■ What is needed
Within the records, say how many lines include the word "kMaxGemmBatch"; the answer should be the number and no more.

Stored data
↓

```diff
diff --git a/yggdrasil-decision-forests_b200/csrc/ygg_hist_seg.cuh b/yggdrasil-decision-forests_b200/csrc/ygg_hist_seg.cuh
--- a/yggdrasil-decision-forests_b200/csrc/ygg_hist_seg.cuh
+++ b/yggdrasil-decision-forests_b200/csrc/ygg_hist_seg.cuh
@@ -28,6 +28,14 @@
   const int off = f_begin & (FPL - 1);
   return (f_count + off + FL * FPL - 1) / (FL * FPL);
 }
+constexpr int kSegTail = 8;
+inline int seg_tail_width(int f_begin, int f_count) {
+  if (f_count <= 32) return 0;
+  const int n_fg = seg_feature_groups(32, 2, f_begin, f_count);
+  const int t = f_count + (f_begin & 1) - (n_fg - 1) * 64;
+  return n_fg >= 2 && t <= kSegTail ? kSegTail : 0;
+}
+__host__ __device__ inline size_t seg_tail_smem_bytes(int TW) { return TW > 0 ? static_cast<size_t>(kMaxBins) * 2 * 32 * 4 : 0; }
 inline int seg_row_bytes(int F) {
   int b = 32;
   while (b < F && b < 256) b *= 2;
@@ -184,10 +192,11 @@
   long long chunk_stride;
 };
 
-template <int FL, int FPL>
+template <int FL, int FPL, int TW = 0>
 __global__ void __launch_bounds__(kSegThreads, kSegMinBlocks) k_hist_seg(SegParams p) {
   static_assert(FL == 8 || FL == 16 || FL == 32, "feature lanes");
   static_assert(FPL == 1 || (FPL == 2 && FL == 32), "two features per lane at 32 lanes only");
+  static_assert(TW == 0 || (FPL == 2 && TW == kSegTail), "a folded tail of kSegTail columns, paired form only");
   constexpr int FI = FL * FPL;
   constexpr int R = 32 / FL;
   constexpr int kSteps = 32 / R;
@@ -195,6 +204,9 @@
   constexpr int kWarps = kSegThreads / 32;
   constexpr int kWords = kMaxBins * 2 * FI;
   constexpr uint32_t kBinBytes = 2u * FI * 4u, kPlaneBytes = FI * 4u, kHalfBytes = FL * 4u;
+  constexpr int TR = TW > 0 ? 32 / TW : 1;
+  constexpr int kTailLag = 12;
+  constexpr int kTailWords = TW > 0 ? kMaxBins * 2 * 32 : 0;
   extern __shared__ __align__(16) uint32_t s_bins[];
   __shared__ int s_item;
   const int tid = threadIdx.x, lane = tid & 31, warp = tid >> 5;
@@ -202,16 +214,15 @@
   uint32_t s_base = static_cast<uint32_t>(__cvta_generic_to_shared(s_bins));
   asm volatile("mov.u32 %0, %0;" : "+r"(s_base));
   const int off = FPL == 2 ? (p.f_begin & 1) : 0;
-  const int n_fg = seg_feature_groups(FL, FPL, p.f_begin, p.f_count);
-  const int P = p.meta[0];
-  const int n_items = p.meta[1] * n_fg;
-  for (int i = tid; i < kWords; i += kSegThreads) s_bins[i] = 0u;
+  const int n_fg = seg_feature_groups(FL, FPL, p.f_begin, p.f_count) - (TW > 0 ? 1 : 0);
+  for (int i = tid; i < kWords + kTailWords; i += kSegThreads) s_bins[i] = 0u;
   const uint32_t a_lane = s_base + static_cast<uint32_t>(fl) * 4u;
   for (;;) {
     if (tid == 0) s_item = atomicAdd(&p.meta[2], 1);
     __syncthreads();
     const int item = s_item;
-    if (item >= n_items) break;
+    if (item >= p.meta[1] * n_fg) break;
+    const int P = p.meta[0];
     const int piece = item / n_fg, fg = item - piece * n_fg;
     int lo = 0, hi = p.n_ranges;
     while (hi - lo > 1) {
@@ -226,36 +237,70 @@
     const int last = min(FI, p.f_count - f0) - 1;
     const uint8_t* col = p.rows + p.f_begin + f0 + min(fl * FPL, last & ~(FPL - 1));
     const uint2* sp = p.seg + beg;
-
-    int e = warp * 32;
-    uint2 cur = e + lane < len ? __ldg(sp + e + lane) : make_uint2(0u, 0u);
-    for (; e < len; e += kWarps * 32) {
-      const int en = e + kWarps * 32 + lane;
-      const uint2 nxt = en < len ? __ldg(sp + en) : make_uint2(0u, 0u);
-      const uint32_t xq = e + lane < len ? ((cur.x & kQMax) | 0x80000000u) : 0u;
-#pragma unroll
-      for (int j0 = 0; j0 < kSteps; j0 += kInFlight) {
-        uint32_t b[kInFlight];
-#pragma unroll
-        for (int j = 0; j < kInFlight; j++) {
-          const uint32_t row = __shfl_sync(0xFFFFFFFFu, cur.y, (j0 + j) * R + sub);
-          b[j] = ldg_row<FPL>(col + static_cast<size_t>(row) * p.row_bytes);
-        }
-#pragma unroll
-        for (int j = 0; j < kInFlight; j++) {
-          const uint32_t x = __shfl_sync(0xFFFFFFFFu, xq, (j0 + j) * R + sub);
-          const uint32_t inc = (((x >> kPackedCoarseShift) & 0x3Fu) << kPackedCntBits) | (x >> 31), q = x & kQMax;
-          const uint32_t a = a_lane + (FPL == 2 ? b[j] & 0xFFu : b[j]) * kBinBytes;
-          smem_red(a, inc);
-          smem_red(a + kPlaneBytes, q);
-          if constexpr (FPL == 2) {
-            const uint32_t a1 = a_lane + kHalfBytes + (b[j] >> 8) * kBinBytes;
-            smem_red(a1, inc);
-            smem_red(a1 + kPlaneBytes, q);
+    const bool tail = TW > 0 && fg == n_fg - 1;
+
+    {
+      int e = warp * 32;
+      uint2 cur = e + lane < len ? __ldg(sp + e + lane) : make_uint2(0u, 0u);
+      for (; e < len; e += kWarps * 32) {
+        const int en = e + kWarps * 32 + lane;
+        const uint2 nxt = en < len ? __ldg(sp + en) : make_uint2(0u, 0u);
+        const uint32_t xq = e + lane < len ? ((cur.x & kQMax) | 0x80000000u) : 0u;
+#pragma unroll
+        for (int j0 = 0; j0 < kSteps; j0 += kInFlight) {
+          uint32_t b[kInFlight];
+          uint32_t tb[TW > 0 ? TW : 1];
+#pragma unroll
+          for (int j = 0; j < kInFlight; j++) {
+            const uint32_t row = __shfl_sync(0xFFFFFFFFu, cur.y, (j0 + j) * R + sub);
+            b[j] = ldg_row<FPL>(col + static_cast<size_t>(row) * p.row_bytes);
+          }
+#pragma unroll
+          for (int j = 0; j < kInFlight; j++) {
+            const uint32_t x = __shfl_sync(0xFFFFFFFFu, xq, (j0 + j) * R + sub);
+            const uint32_t inc = (((x >> kPackedCoarseShift) & 0x3Fu) << kPackedCntBits) | (x >> 31), q = x & kQMax;
+            const uint32_t a = a_lane + (FPL == 2 ? b[j] & 0xFFu : b[j]) * kBinBytes;
+            smem_red(a, inc);
+            smem_red(a + kPlaneBytes, q);
+            if constexpr (FPL == 2) {
+              const uint32_t a1 = a_lane + kHalfBytes + (b[j] >> 8) * kBinBytes;
+              smem_red(a1, inc);
+              smem_red(a1 + kPlaneBytes, q);
+            }
+            if constexpr (TW > 0) {
+              const int t = j - kTailLag;
+              if (tail && t >= 0 && t < TW) {
+                uint32_t tl;
+                asm volatile("mov.u32 %0, %%laneid;" : "=r"(tl));
+                const int tr = tl / TW, tc = tl % TW;
+                const uint32_t row = __shfl_sync(0xFFFFFFFFu, cur.y, t * TR + tr);
+                tb[t] = 0u;
+                if (f0 + FI + tc < p.f_count) tb[t] = ldg_row<1>(col + static_cast<size_t>(row) * p.row_bytes + (FI + tc - 2 * static_cast<int>(tl)));
+              }
+            }
+          }
+          if constexpr (TW > 0) {
+            if (tail) {
+              uint32_t tl;
+              asm volatile("mov.u32 %0, %%laneid;" : "=r"(tl));
+              const int tr = tl / TW, tc = tl % TW;
+              const bool t_ok = f0 + FI + tc < p.f_count;
+              const uint32_t t_lane = a_lane + kWords * 4u;
+#pragma unroll
+              for (int t = 0; t < TW; t++) {
+                const uint32_t x = __shfl_sync(0xFFFFFFFFu, xq, t * TR + tr);
+                const uint32_t inc = (((x >> kPackedCoarseShift) & 0x3Fu) << kPackedCntBits) | (x >> 31), q = x & kQMax;
+                const uint32_t a = t_lane + tb[t] * (2u * 32u * 4u);
+                if (t_ok) {
+                  smem_red(a, inc);
+                  smem_red(a + 32u * 4u, q);
+                }
+              }
+            }
           }
         }
+        cur = nxt;
       }
-      cur = nxt;
     }
     __syncthreads();
 
@@ -285,7 +330,32 @@
         atomicAdd(&p.hist_cnt[oc], c & kPackedMaxUpdates);
       }
     }
-  }
-}
-
-}
+    if constexpr (TW > 0) {
+      const int tr = lane / TW, tc = lane % TW;
+      const int f = f0 + FI + tc;
+      if (tail && f < p.f_count) {
+        for (int bin = warp * TR + tr; bin < kMaxBins; bin += kWarps * TR) {
+          unsigned long long sum = 0ull;
+          uint32_t cnt = 0u;
+#pragma unroll
+          for (int k = 0; k < TR; k++) {
+            uint32_t* w = s_bins + kWords + bin * 2 * 32 + (tr + k) % TR * TW + tc;
+            const uint32_t c = w[0], l = w[32];
+            w[0] = 0u;
+            w[32] = 0u;
+            const unsigned long long base = static_cast<unsigned long long>(c >> kPackedCntBits) << kPackedCoarseShift;
+            sum += base + static_cast<uint32_t>(l - static_cast<uint32_t>(base));
+            cnt += c & kPackedMaxUpdates;
+          }
+          if (cnt == 0u) continue;
+          size_t oc;
+          const size_t o = slot_hist_offset(slot, f, bin, p.f_chunk, p.chunk_stride, &oc);
+          atomicAdd(&p.hist_sum[o], sum);
+          atomicAdd(&p.hist_cnt[oc], cnt);
+        }
+      }
+    }
+  }
+}
+
+}
```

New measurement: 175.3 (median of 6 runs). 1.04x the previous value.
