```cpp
// ... 164 lines not shown
```

tacotron_amd/csrc/kernels.h:

```cpp
#pragma once
#include "common.h"
#include "stream.h"

constexpr int kMaxGemmBatch = 16;

struct ConvGemmProblem {
  const float* A = nullptr;
  const float* W = nullptr;
  const float* bias = nullptr;
  const float* scale = nullptr;
  const float* shift = nullptr;
  const float* residual = nullptr;
  const uint8_t* keep = nullptr;
  float* C = nullptr;
  float* Cpre = nullptr;
  int lda = 0, ldw = 0, ldr = 0, ldc = 0;
  int M = 0, N = 0, K = 0, taps = 1, T = 1, pad_l = 0, act = 0, flags = 0;
  int bias_stride = 0;
  int Nld = 0;
  int atomic_out = 0;
  float scale_mul = 1.f;
  int it0 = 0, it1 = 0;
  int bank_filters = 0;
  int pool = 0;
  const float* pool_x = nullptr;
  float* pool_dgamma = nullptr;
  float* pool_dbeta = nullptr;
  const void* Wimg = nullptr;
  int img_its = 0;
};
struct ConvGemmBatch {
  ConvGemmProblem p[kMaxGemmBatch];
  int n = 0;
};
struct GemmTnArgs {
  const float* A = nullptr;
  const float* Y = nullptr;
  float* W = nullptr;
  float* dbias = nullptr;
  int lda = 0, ldy = 0, ldw = 0;
  int M = 0, N = 0, K = 0, taps = 1, T = 1, pad_l = 0;
  int batch = 1;
  int64_t strideA = 0, strideY = 0, strideW = 0;
  int splits = 1, chunk = 0, flags = 0;
// ... 277 lines not shown
```

tacotron_amd/csrc/model.hip:

```cpp
#include <cstdarg>
#include <functional>
#include <map>
#include <mutex>
#include <tuple>
#include <vector>

#include "common.h"
#include "kernels.h"
#include "layout.h"

namespace {

struct Layouts {
  ParamLayout P;
  TransLayout T;
  WsLayout Wtrain, Winfer;
};

const Layouts& layouts_for(const TacoShape& s) {
  static std::mutex mu;
  static std::map<std::tuple<int, int, int, int, int, int>, Layouts*> cache;
  std::lock_guard<std::mutex> g(mu);
  auto key = std::make_tuple(s.B, s.Tt, s.Td, s.r, s.V, s.S > 1 ? s.S : 1);
  auto it = cache.find(key);
// ... 557 lines not shown
  const float* wx = ws + W.dc_wx;
  job(P + PL.mem_w, kAtt, ws + W.bc_wmx, 2 * kCb, 2 * kCb, kAtt);
  job(wx + (int64_t)(kPre2 + R80) * kDec, kDec, ws + W.bc_wxct, kAtt, kAtt, kDec);
  job(wx + (int64_t)kPre2 * kDec, kDec, fa, NO, R80, kDec);
  job(P + PL.out_proj.w, R80, wot, kDec, kDec, R80);
  job(ws + W.dc_wo, dec_out_cols(r), wot + (int64_t)R80 * kDec, kDec, kDec, kAtt);
  job(ws + W.dc_wp1o, kPre1, wot + (int64_t)(R80 + kAtt) * kDec, kDec, kDec, kPre1);
  TACO_TRY(launch_transpose_batch(tb, s));
  return launch_conv_gemm(dense_problem(fa, NO, wot, kDec, nullptr, ws + W.bc_wdx, kDec, kDec, kDec, R80, TACO_ACT_NONE), s);
}

struct BwdScratch {
  float *gA, *gB, *gC, *gD, *gE, *gF, *gG;
  float *alt_dpj1 = nullptr, *alt_dz1 = nullptr, *alt_dpool = nullptr;
  bool dx_zeroed = false;
};

int cbhg_bwd(const float* P, const float* PT, float* G, const CbhgP& c, const CbhgT& t, const float* x, const float* dOut,
             int B, int T, const CbhgBufs& w, const BwdScratch& sc, float* dx_out, int seg_after_p1, int seg_after_bank, hipStream_t s) {
  const int M = B * T, KC = c.K * kCb;
  float* dxg = sc.gC;
  float* rh = sc.gD;
  BiGruBwdWeights bw;
  for (int d = 0; d < 2; ++d) {
    bw.wghT[d] = PT + t.wghT[d];
    bw.wchT[d] = PT + t.wchT[d];
  }
  TACO_TRY(launch_bigru_bwd(dOut, w.out, w.ruc, bw, c.spk ? w.h0 : nullptr, dxg, rh, c.spk ? w.dh0 : nullptr, B, T, s));
  const GruP* g[2] = {&c.fw, &c.bw};
  TnGroup gru_group(s);
  for (int d = 0; d < 2; ++d) {
    const float* dG = dxg + d * 3 * kCb;
    const float* dC = dG + 2 * kCb;
    TACO_TRY(tn(w.h[4], kCb, kCb, dG, 6 * kCb, 2 * kCb, G + g[d]->wg, 2 * kCb, M, T, 0, s, 1, G + g[d]->bg));
    TACO_TRY(tn(w.out + d * kCb, 2 * kCb, kCb, dG, 6 * kCb, 2 * kCb, G + g[d]->wg + (int64_t)kCb * 2 * kCb, 2 * kCb, M, T,
                d == 0 ? 1 : -1, s));
    TACO_TRY(tn(w.h[4], kCb, kCb, dC, 6 * kCb, kCb, G + g[d]->wc, kCb, M, T, 0, s, 1, G + g[d]->bc));
    TACO_TRY(tn(rh + d * kCb, 2 * kCb, kCb, dC, 6 * kCb, kCb, G + g[d]->wc + (int64_t)kCb * kCb, kCb, M, T, 0, s));
    if (c.spk) {
      const float* dG0 = dG + (int64_t)(d == 0 ? 0 : T - 1) * 6 * kCb;
      TACO_TRY(tn(w.h0, kCb, kCb, dG0, T * 6 * kCb, 2 * kCb, G + g[d]->wg + (int64_t)kCb * 2 * kCb, 2 * kCb, B, B, 0, s));
    }
  }
// ... 333 lines not shown
  const Layouts& L = layouts_for(*shape);
  const ParamLayout& PL = L.P;
  const TransLayout& TL = L.T;
  const WsLayout& W = L.Wtrain;
  float* ws = static_cast<float*>(workspace);
  float* G = grads;
  const float* P = params;
  const int B = shape->B, Tt = shape->Tt, Td = shape->Td, r = shape->r, R80 = kMel * r;
  const int M1 = B * Tt, MD = B * Td, M2 = MD * r, F = Td * r;
  float* PT = ws + W.paramsT;

  TACO_TRY(register_weight_images(L, W, P, ws, true, 0, false));
  TACO_TRY(register_weight_images(L, W, P, ws, true, 1, false));
  const bool side_tn_on = !sw_on<SW_NO_SIDE_TN>();
  const bool own_dx = side_tn_on && side_stream_or_null() != nullptr;
  {
    InitBatch ib;
    TACO_TRY(ib.fill(G, PL.total));
    TACO_TRY(ib.fill(ws + W.dkeys, (int64_t)M1 * 2 * kAtt));
    TACO_TRY(ib.fill(ws + W.bc_g, W.bc_cp + kPre1 - W.bc_g));
    TACO_TRY(ib.fill(ws + W.xchg, decoder_xchg_bytes(B, Tt) / 4));
    if (own_dx) {
      if (!taco_deterministic()) TACO_TRY(ib.copy(ws + W.post_dx, ws + W.ds2s, (int64_t)M2 * kMel));
      else TACO_TRY(ib.fill(ws + W.post_dx, (int64_t)M2 * kMel));
      if (!PL.enc.spk || spk_fused_form(PL.enc)) TACO_TRY(ib.fill(ws + W.enc_dx, (int64_t)M1 * kCb));
    }
    TACO_TRY(launch_init_batch(ib, s));
  }
  BwdScratch sc{ws + W.gA, ws + W.gB, ws + W.gC, ws + W.gD, ws + W.gE, ws + W.gF, ws + W.gG};
  CbhgBufs pb = cbhg_bufs(ws, W.post), eb = cbhg_bufs(ws, W.enc);

  const float* dOutPad = ws + W.dout_pad;
  float* dPostOut = sc.gG;
  TACO_TRY(launch_conv_gemm(dense_problem(dOutPad, 1028, PT + TL.post_dense, 2 * kCb, nullptr, dPostOut, 2 * kCb, M2, 2 * kCb,
                                          1028 , TACO_ACT_NONE), s));
  hipStream_t side = side_fork(s);
  TACO_TRY(tn(pb.out, 2 * kCb, 2 * kCb, dOutPad, 1028, kFft, G + PL.post_dense.w, kFft, M2, M2, 0, side, 1, G + PL.post_dense.b, 1028));
  BwdScratch scp = sc;
  float* dPostIn = sc.gC;
  const bool side_tn = side != s && side_tn_on;
  if (side_tn) {
    scp.alt_dpj1 = ws + W.post_dpj1; scp.alt_dz1 = ws + W.post_dz1; scp.alt_dpool = ws + W.post_dpool;
    dPostIn = ws + W.post_dx;
    scp.dx_zeroed = own_dx;
  }
  pb.tapsplit = ws + W.tapsplit;
  pb.tapsplit_floats = W.tapsplit_floats;
  {
    ScopedRoute route(side_tn ? side : nullptr);
    TACO_TRY(cbhg_bwd(P, PT, G, PL.post, TL.post, seq2seq_output, dPostOut, B, F, pb, scp, dPostIn, -1, -1, s));
  }
  float* dS2S = ws + W.ds2s_tot;
  if (side_tn && own_dx && !taco_deterministic()) dS2S = dPostIn;
  else TACO_TRY(launch_add(ws + W.ds2s, dPostIn, dS2S, (int64_t)MD * R80, s));
  TACO_TRY(side_join(s, side));

  float* gs = ws + W.gstash;
  const float* st = ws + W.stash;
  {
    DecBwdArgs a;
    DecWeights& w = a.wT;
    w.pre_w1 = PT + TL.dec_pre1; w.pre_w2 = PT + TL.dec_pre2; w.in_w = PT + TL.in_proj;
// ... 260 lines not shown
```

tacotron_amd/csrc/stream.h:

```cpp
#pragma once
#include "common.h"

hipEvent_t taco_tail_take(hipStream_t s, hipEvent_t* start);

#define TACO_KLAUNCH(kernel, grid, block, smem, stream, ...)                                                        \
  do {                                                                                                              \
    hipEvent_t tst__ = nullptr;                                                                                     \
    hipEvent_t tev__ = taco_tail_take(stream, &tst__);                                                              \
    if (tev__) hipExtLaunchKernelGGL(kernel, grid, block, smem, stream, tst__, tev__, 0, __VA_ARGS__);              \
    else hipLaunchKernelGGL(kernel, grid, block, smem, stream, __VA_ARGS__);                                        \
  } while (0)

int taco_memset_async(void* p, int v, size_t bytes, hipStream_t s, const char* what);
int taco_upload_async(void* dst, const void* host_src, size_t bytes, hipStream_t s, const char* what);

struct StreamMark {
  hipEvent_t ev = nullptr;
  bool tail = false;
  hipStream_t producer = nullptr;
  hipEvent_t* fallback = nullptr;
};
StreamMark stream_mark(hipStream_t producer, hipStream_t waiter, hipEvent_t* fallback);
int stream_wait_mark(hipStream_t waiter, StreamMark m);
int stream_wait(hipStream_t waiter, hipStream_t producer, hipEvent_t* fallback);
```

↑

■ Reply to the exercise
2